··· Dataset excerpts

+        const float wl = ld1(W + (ok ? (long)n * K + k0 + r : 0), ok);
+#pragma unroll
+        for (int bt = 0; bt < NBT; ++bt)
+          adx[bt] = __builtin_amdgcn_mfma_f32_16x16x4f32(smem[(bt * 16 + r) * LD + nn + g], wl, adx[bt], 0, 0, 0);
+      }
+    }
+    for (int nt = w; nt * 16 < nch && c0 + nt * 16 < N; nt += SK_NW) {
+      floatx4 a = floatx4{0.f, 0.f, 0.f, 0.f};
+#pragma unroll
+      for (int s = 0; s < NBT * 4; ++s)
+        a = __builtin_amdgcn_mfma_f32_16x16x4f32(smem[(4 * s + g) * LD + nt * 16 + r], xr[s], a, 0, 0, 0);
+#pragma unroll
+      for (int rr = 0; rr < 4; ++rr) {
+        const int n = c0 + nt * 16 + 4 * g + rr;
+        if (n < N && kok) dW[(long)n * K + k0 + r] = a[rr];
+      }
+    }
+    __syncthreads();
+  }
+  if (!dx) return;
+  float* red = smem;
+#pragma unroll
+  for (int bt = 0; bt < NBT; ++bt)
+#pragma unroll
+    for (int rr = 0; rr < 4; ++rr) red[(w * B16 + bt * 16 + 4 * g + rr) * SK_RLD + r] = adx[bt][rr];
+  __syncthreads();
+  for (int idx = tid; idx < B16 * 16; idx += SK_NT) {
+    const int b = idx >> 4, j = idx & 15;
+    float s = red[b * SK_RLD + j];
+#pragma unroll
+    for (int ww = 1; ww < SK_NW; ++ww) s += red[(ww * B16 + b) * SK_RLD + j];
+    if (b < B && k0 + j < K) dx[(long)b * K + k0 + j] = s;
+  }
+}
+
+static_assert(SK_NW * SK_MAXB * SK_RLD <= SK_DYF, "dx partial tiles must fit the dy image");
+
+inline bool aligned16(const void* p) { return ((uintptr_t)p & 15) == 0; }
+
+}
+
+extern "C" int cmhar_skinny_linear_fwd(int B, int K, int N, const float* x, const float* W, const float* bias,
+                                       float* y, int bn_mode, float* z, const float* gamma, const float* beta,
+                                       float* rmean, float* rvar, float* smean, float* srstd, float momentum,
+                                       float eps, long long* num_batches_tracked, hipStream_t st) {
+  if (B <= 0 || N <= 0) return 0;
+  if (B > SK_MAXB || K <= 0 || K % 4 || !aligned16(x) || !aligned16(W) || !x || !W || !y) return -1;
+  if (bn_mode < 0 || bn_mode > 2) return -1;
+  if (bn_mode && (!z || !gamma || !beta || !smean || !srstd)) return -1;
+  if (bn_mode == 2 && (!rmean || !rvar)) return -1;
+  if (bn_mode == 1 && (!rmean) != (!rvar)) return -1;
+  SkinnyBN bn{bn_mode, z, gamma, beta, rmean, rvar, smean, srstd, momentum, eps, num_batches_tracked};
+  const int nc = cdiv(N, 16) >= 32 ? 16 : 8;
+  const int grid = cdiv(N, nc);
+  switch (cdiv(B, 16)) {
+    case 1: skinny_fwd_kernel<1><<<grid, SK_NT, 0, st>>>(B, K, N, nc, x, W, bias, y, bn); break;
+    case 2: skinny_fwd_kernel<2><<<grid, SK_NT, 0, st>>>(B, K, N, nc, x, W, bias, y, bn); break;
+    case 3: skinny_fwd_kernel<3><<<grid, SK_NT, 0, st>>>(B, K, N, nc, x, W, bias, y, bn); break;
+    default: skinny_fwd_kernel<4><<<grid, SK_NT, 0, st>>>(B, K, N, nc, x, W, bias, y, bn); break;
+  }
+  CMHAR_CHECK_LAUNCH();
+  return 0;
+}
+
+extern "C" int cmhar_skinny_linear_bwd(int B, int K, int N, const float* dout, const float* x, const float* W,
+                                       float* dx, float* dW, float* db, int pro_mode, const float* py,
+                                       const float* norm, float eps, const float* z, const float* gamma,
+                                       const float* smean, const float* srstd, float* dgamma, float* dbeta,
+                                       int training, hipStream_t st) {
+  if (B <= 0 || N <= 0 || K <= 0) return 0;
+  if (B > SK_MAXB || !dout || !x || !W || !dW) return -1;
+  if (pro_mode < 0 || pro_mode > 2) return -1;
+  if (pro_mode == 1 && (!py || !norm)) return -1;
+  if (pro_mode == 2 && (!py || !z || !gamma || !smean || !srstd || !dgamma || !dbeta)) return -1;
+  SkinnyPro pro{pro_mode, py, norm, eps, z, gamma, smean, srstd, dgamma, dbeta, training};
+  const int nbt = cdiv(B, 16);
+  int nch = ((SK_DYF / (nbt * 16) - 2) / 64) * 64;
+  const int n64 = cdiv(N, 64) * 64;
+  if (nch > n64) nch = n64;
+  const int grid = cdiv(K, 16);
+  switch (nbt) {
+    case 1: skinny_bwd_kernel<1><<<grid, SK_NT, 0, st>>>(B, K, N, nch, dout, x, W, dx, dW, db, pro); break;
+    case 2: skinny_bwd_kernel<2><<<grid, SK_NT, 0, st>>>(B, K, N, nch, dout, x, W, dx, dW, db, pro); break;
+    case 3: skinny_bwd_kernel<3><<<grid, SK_NT, 0, st>>>(B, K, N, nch, dout, x, W, dx, dW, db, pro); break;
+    default: skinny_bwd_kernel<4><<<grid, SK_NT, 0, st>>>(B, K, N, nch, dout, x, W, dx, dW, db, pro); break;
+  }
+  CMHAR_CHECK_LAUNCH();
+  return 0;
+}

······

For each line in the records that contains the word "default", make a copy.

+    default: skinny_fwd_kernel<4><<<grid, SK_NT, 0, st>>>(B, K, N, nc, x, W, bias, y, bn); break;
+    default: skinny_bwd_kernel<4><<<grid, SK_NT, 0, st>>>(B, K, N, nch, dout, x, W, dx, dW, db, pro); break;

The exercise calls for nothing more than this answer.